Whenever a spring season were to kick off, it would probably be without many of the sport’s top prospects. The NFL has yet to offer any indication that it’s willing to postpone the draft, but with a start date currently slated for April 29 and offseason training activities scheduled soon after, the expectation is that many top college players will opt out to save themselves for the NFL. Several, such as Penn State linebacker Micah Parsons and Miami edge rusher Greg Rousseau, already have.

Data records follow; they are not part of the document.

static int forward_impl(const float* face_verts, const float* verts, int64_t V, const int64_t* faces,
                        float* face_verts_out, int64_t F, const int64_t* first, const int64_t* num,
                        const int64_t* neighbor, int32_t N, int32_t H, int32_t W, float blur_radius, int32_t K,
                        int32_t perspective_correct, int32_t clip_barycentric_coords, int32_t cull_backfaces,
                        int64_t* pix_to_face, float* zbuf, float* bary, float* dists, void* workspace,
                        size_t workspace_bytes, int64_t pair_capacity, void* stream_) {
  cudaStream_t stream = static_cast<cudaStream_t>(stream_);
  if (K > B200R_MAX_K) return fail(B200R_ERR_INVALID_ARGUMENT, "Must have points_per_pixel <= 150");
  if (F < 0 || N < 0 || H < 0 || W < 0 || K < 0) return fail(B200R_ERR_INVALID_ARGUMENT, "negative size");
  if (F > INT_MAX) return fail(B200R_ERR_INVALID_ARGUMENT, "more than 2^31-1 packed faces are not supported");
  if ((int64_t)N * H * W * K == 0) return B200R_OK;
  const int TY = div_up(H, FTH), TX = div_up(W, FTW);
  if (TY > 0xFFFE || TX > 0xFFFE) return fail(B200R_ERR_INVALID_ARGUMENT, "image too large");
  const int64_t ntiles = (int64_t)N * TY * TX;
  if (ntiles > INT_MAX) return fail(B200R_ERR_INVALID_ARGUMENT, "too many tiles");
  BinWorkspace ws = carve_workspace(workspace, F, N, H, W, pair_capacity, FTH, FTW);
  const size_t nrec = (size_t)(F > 0 ? F : 1);
  if (workspace == nullptr || workspace_bytes < ws.bytes + FACE_RECORD_BYTES * nrec)
    return fail(B200R_ERR_WORKSPACE, "workspace too small for rasterize_meshes_forward");
  float4* rec = reinterpret_cast<float4*>(static_cast<char*>(workspace) + ws.bytes);

  const float rx = ndc_range(W, H), ry = ndc_range(H, W);
  const float sqrt_blur = sqrtf(blur_radius);

  const bool prof = profiling_enabled();
  if (prof) phase_timer().record(0, stream);
#ifndef B200R_EXP_MEMSET_NODE
  zero_ints_kernel<<<(unsigned)((ntiles + 1023) / 1024), 256, 0, stream>>>(ws.tile_count, ntiles);
  B200R_LAUNCHED("zero_ints_kernel");
#else
  B200R_CUDA_OK(cudaMemsetAsync(ws.tile_count, 0, sizeof(int) * (size_t)ntiles, stream));
#endif
  if (F > 0) {
    const unsigned sgrid = (unsigned)((F + SETUP_FACES - 1) / SETUP_FACES);
#ifndef B200R_EXP_MEMSET_NODE
#define B200R_SETUP_LAUNCH(KERNEL, ...) B200R_CUDA_OK(launch_chained(KERNEL, dim3(sgrid), dim3(SETUP_FACES), 0, stream, __VA_ARGS__))
#else
#define B200R_SETUP_LAUNCH(KERNEL, ...) KERNEL<<<sgrid, SETUP_FACES, 0, stream>>>(__VA_ARGS__)
#endif
    if (faces != nullptr) {
      B200R_SETUP_LAUNCH(mesh_setup_count_kernel<true>, (const float*)nullptr, verts, V, faces, face_verts_out, neighbor, F,
                         first, num, N, H, W, TY, TX, rx, ry, sqrt_blur, cull_backfaces, ws.rect, ws.tile_count, rec);
      face_verts = face_verts_out;
    } else {
      B200R_SETUP_LAUNCH(mesh_setup_count_kernel<false>, face_verts, (const float*)nullptr, (int64_t)0,
                         (const int64_t*)nullptr, (float*)nullptr, neighbor, F, first, num, N, H, W, TY, TX, rx, ry,
                         sqrt_blur, cull_backfaces, ws.rect, ws.tile_count, rec);
    }
#undef B200R_SETUP_LAUNCH
    B200R_LAUNCHED("mesh_setup_count_kernel");
  }
#ifdef B200R_EXP_NOTILEORDER
  int* const tile_order = nullptr;
#else
  int* const tile_order = (blur_radius > 0.0f && ntiles < (1ll << ORDER_BITS)) ? ws.tile_order : nullptr;
#endif
  B200R_CUDA_OK(launch_chained(tile_scan_kernel, dim3(1), dim3(1024), 0, stream, ws.tile_count, ws.tile_offset,
                               (int)ntiles, tile_order));
  B200R_LAUNCHED("tile_scan_kernel");
  if (F > 0) {
    B200R_CUDA_OK(launch_chained(tile_fill_kernel<true>, dim3((unsigned)((F + 255) / 256)), dim3(256), 0, stream,
                                 ws.rect, F, TY, TX, ws.tile_count, ws.pairs, ws.capacity));
    B200R_LAUNCHED("tile_fill_kernel");
  }
  if (prof) phase_timer().record(1, stream);
  FineParams p;
  p.face_verts = face_verts;
  p.neighbor = neighbor;
  p.rec = rec;
  p.n0 = 0;
  p.first = first;
  p.num = num;
  p.tile_offset = ws.tile_offset;
  p.tile_order = tile_order;
  p.pairs = ws.pairs;
  p.capacity = ws.capacity;
  p.N = N; p.H = H; p.W = W; p.K = K; p.TY = TY; p.TX = TX;
  p.rx = rx; p.ry = ry; p.blur_radius = blur_radius; p.sqrt_blur = sqrt_blur;
  p.persp = perspective_correct; p.clip = clip_barycentric_coords; p.cull = cull_backfaces;
  p.smem_ints = 0;
  p.pix_to_face = pix_to_face; p.zbuf = zbuf; p.bary = bary; p.dists = dists;
  const unsigned grid = (unsigned)ntiles;
  const bool no_blur = !(blur_radius > 0.0f);
  int dev_ = 0;
  B200R_CUDA_OK(cudaGetDevice(&dev_));
#define B200R_FINE_LAUNCH(KERNEL, SMEM_MAX, SMEM)                                                         \
  do {                                                                                                   \
    static bool configured[64] = {};                                                                     \
    if (dev_ < 0 || dev_ >= 64 || !configured[dev_]) {                                                   \
      B200R_CUDA_OK(cudaFuncSetAttribute(KERNEL, cudaFuncAttributeMaxDynamicSharedMemorySize, (int)(SMEM_MAX))); \
      if (dev_ >= 0 && dev_ < 64) configured[dev_] = true;                                               \
    }                                                                                                    \
    p.smem_ints = (int)((SMEM) / sizeof(int));                                                           \
    for (p.n0 = 0; p.n0 < N; p.n0 += 65535) {                                                            \
      const dim3 grid3((unsigned)TX, (unsigned)TY, (unsigned)min(N - p.n0, 65535));                      \
      B200R_CUDA_OK(launch_chained(KERNEL, grid3, dim3(FTHREADS), (SMEM), stream, p));                   \
    }                                                                                                    \
  } while (0)
#define B200R_FINE(KM)                                                                                    \
  do {                                                                                                   \
    constexpr size_t smem_ = sizeof(FineStage) + sizeof(float4) * KM * FTHREADS;                         \
    if (neighbor && no_blur)                                                                             \
      B200R_FINE_LAUNCH((mesh_fine_kernel<KM, true, true>), smem_, smem_);                               \
    else if (neighbor)                                                                                   \
      B200R_FINE_LAUNCH((mesh_fine_kernel<KM, true, false>), smem_, smem_);                              \
    else if (no_blur)                                                                                    \
      B200R_FINE_LAUNCH((mesh_fine_kernel<KM, false, true>), smem_, smem_);                              \
    else                                                                                                 \
      B200R_FINE_LAUNCH((mesh_fine_kernel<KM, false, false>), smem_, smem_);                             \
  } while (0)
  if (K <= 1)
    B200R_FINE(1);
  else if (K <= 2)
    B200R_FINE(2);
  else if (K <= 4)
    B200R_FINE(4);
  else if (K <= 8)
    B200R_FINE(8);
  else if (K <= SMEMQ_MAX_K) {
    const size_t smem_max_nb = sizeof(FineStage) + (size_t)SMEMQ_MAX_K * FTHREADS * 12;
    const size_t smem_max = sizeof(FineStage) + (size_t)SMEMQ_MAX_K * FTHREADS * 8;
    const size_t smem_nb = sizeof(FineStage) + (size_t)K * FTHREADS * 12;
    const size_t smem = sizeof(FineStage) + (size_t)K * FTHREADS * 8;
    if (neighbor && no_blur)
      B200R_FINE_LAUNCH((mesh_fine_smemq_kernel<true, true>), smem_max_nb, smem_nb);
    else if (neighbor)
      B200R_FINE_LAUNCH((mesh_fine_smemq_kernel<true, false>), smem_max_nb, smem_nb);
    else if (no_blur)
      B200R_FINE_LAUNCH((mesh_fine_smemq_kernel<false, true>), smem_max, smem);
    else
      B200R_FINE_LAUNCH((mesh_fine_smemq_kernel<false, false>), smem_max, smem);
  } else
    B200R_CUDA_OK(launch_chained(mesh_fine_bigk_kernel, dim3(grid), dim3(FTHREADS), 0, stream, p));
#undef B200R_FINE
#undef B200R_FINE_LAUNCH
  B200R_LAUNCHED("mesh_fine_kernel");
  if (prof) {
    phase_timer().record(2, stream);
    phase_timer().have_fwd = true;
  }
  return B200R_OK;
}
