int knp_set_params(knp_ctx* c, double C_M, double dt, double Fc, double R, double T, double C_phi, double tau_emi,
                   double tau_knp, const double* z, const double* D, const double* rho, const double* fsrc, int splitting) {
    if (!c || !z || !D) return -1;
    Params& p = c->p;
    p.C_M = C_M; p.dt = dt; p.F = Fc; p.R = R; p.T = T; p.C_phi = C_phi; p.psi = Fc / (R * T);
    p.tau_emi = tau_emi; p.tau_knp = tau_knp; p.splitting = splitting;
    if (splitting == 2 && !c->mms_C) { c->err = "MMS mode needs knp_set_mms first"; return -1; }
    if (g_fields.count(c)) reset_lagged(F(c));
    for (int i = 0; i < p.n_ions; ++i) {
        p.z[i] = z[i];
        if (z[i] == 0.0) { c->err = "ion valence z must be non-zero"; return -1; }
    }
    if (!(dt > 0.0)) { c->err = "dt must be positive"; return -1; }
    HIPCHK(c, hipMemcpy(c->D, D, sizeof(double) * p.n_ions * c->m.nc, hipMemcpyHostToDevice));
    if (g_fields.count(c)) F(c)->bj_tab_state = 0;
    {
        const int64_t nc = c->m.nc;
        const int ni = p.n_ions;
        c->h_mat.assign((size_t)nc, 0);
        std::vector<double> seen;
        bool ok = true;
        for (int64_t k = 0; k < nc && ok; ++k) {
            const int nm = (int)(seen.size() / ni);
            int id = -1;
            for (int q = nm - 1; q >= 0 && id < 0; --q) {
                bool same = true;
                for (int i = 0; i < ni && same; ++i) same = seen[(size_t)q * ni + i] == D[(int64_t)i * nc + k];
                if (same) id = q;
            }
            if (id < 0) {
                if (nm >= 256) { ok = false; break; }
                for (int i = 0; i < ni; ++i) seen.push_back(D[(int64_t)i * nc + k]);
                id = nm;
            }
            c->h_mat[(size_t)k] = (uint16_t)id;
        }
        if (!ok) c->h_mat.clear();
    }
    c->nmat = 0;
    if (c->m.dim == 3 && c->degree == 1 && c->m.hb_stride) {
        const int64_t nc = c->m.nc;
// ... 90 lines not shown
    c->m.ncls = ncls;
    return 0;
}

int knp_set_source(knp_ctx* c, const double* src) {
    if (!c) return -1;
    if (c->p.splitting == 2) { c->err = "knp_set_source: the manufactured-solution mode sets its own data terms"; return -1; }
    const int64_t n = (int64_t)c->p.n_sys * c->m.nc * c->nd;
    if (!src) {
        hipFree(c->extra_knp);
        c->extra_knp = nullptr;
        return 0;
    }
    if (!c->extra_knp) HIPCHK(c, hipMalloc((void**)&c->extra_knp, sizeof(double) * n));
    HIPCHK(c, hipMemcpy(c->extra_knp, src, sizeof(double) * n, hipMemcpyHostToDevice));
    return 0;
}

How many will actually sit when all is said and done is still to be determined. Marc Ross, the former vice president of player personnel for the New York Giants and a current NFL Network analyst, said he expected only the “very top, top players” to skip their final college seasons to prepare for the pros.

“I think the majority of players will still feel like they have something to prove,” Ross said.

USC has at least four players on the edge of that category — all of whom are potential top-100 players, but none of which are surefire first-rounders. Alijah Vera-Tucker said last week that he would have to have that conversation with his family and coaches. Safety Talanoa Hufanga echoed the same message on Wednesday, saying he preferred to live in the moment.

In a team meeting the night before, Helton advised his players to take their time and not make “an emotional decision” on the draft.

“Garner all information,” he said. “See where we are as a whole in college football, see where we are in an NFL calendar, whether we have a spring season or not.”

Then, there’s the most unpredictable variable of all. In addressing the Pac-12’s decision to cancel the season, Scott confidently declared that “we know the situation [with the virus] is going to improve,” but every shred of optimism comes with a series of caveats.

Some epidemiologists warn that flu season in the winter could cause an uptick in cases. Asked about the possibility of a spring season, Big 12 Commissioner Bob Bowlsby wondered Wednesday whether starting in January wouldn’t just leave players “in the teeth of the virus.”

The Pac-12 is banking on advancements in point-of-care testing, as well as further data on cardiac impacts of young COVID-19 patients, to ensure that doesn’t happen. But without some control over the virus, those hopes and prayers are unlikely to be answered.

Pushing the college football season to spring won’t suddenly solve that problem. In fact, it’s certain to create more logistical headaches.

But in a landscape where every other option has already slipped away, the last resort is all that’s left.

Times staff writer Ben Bolch contributed to this report.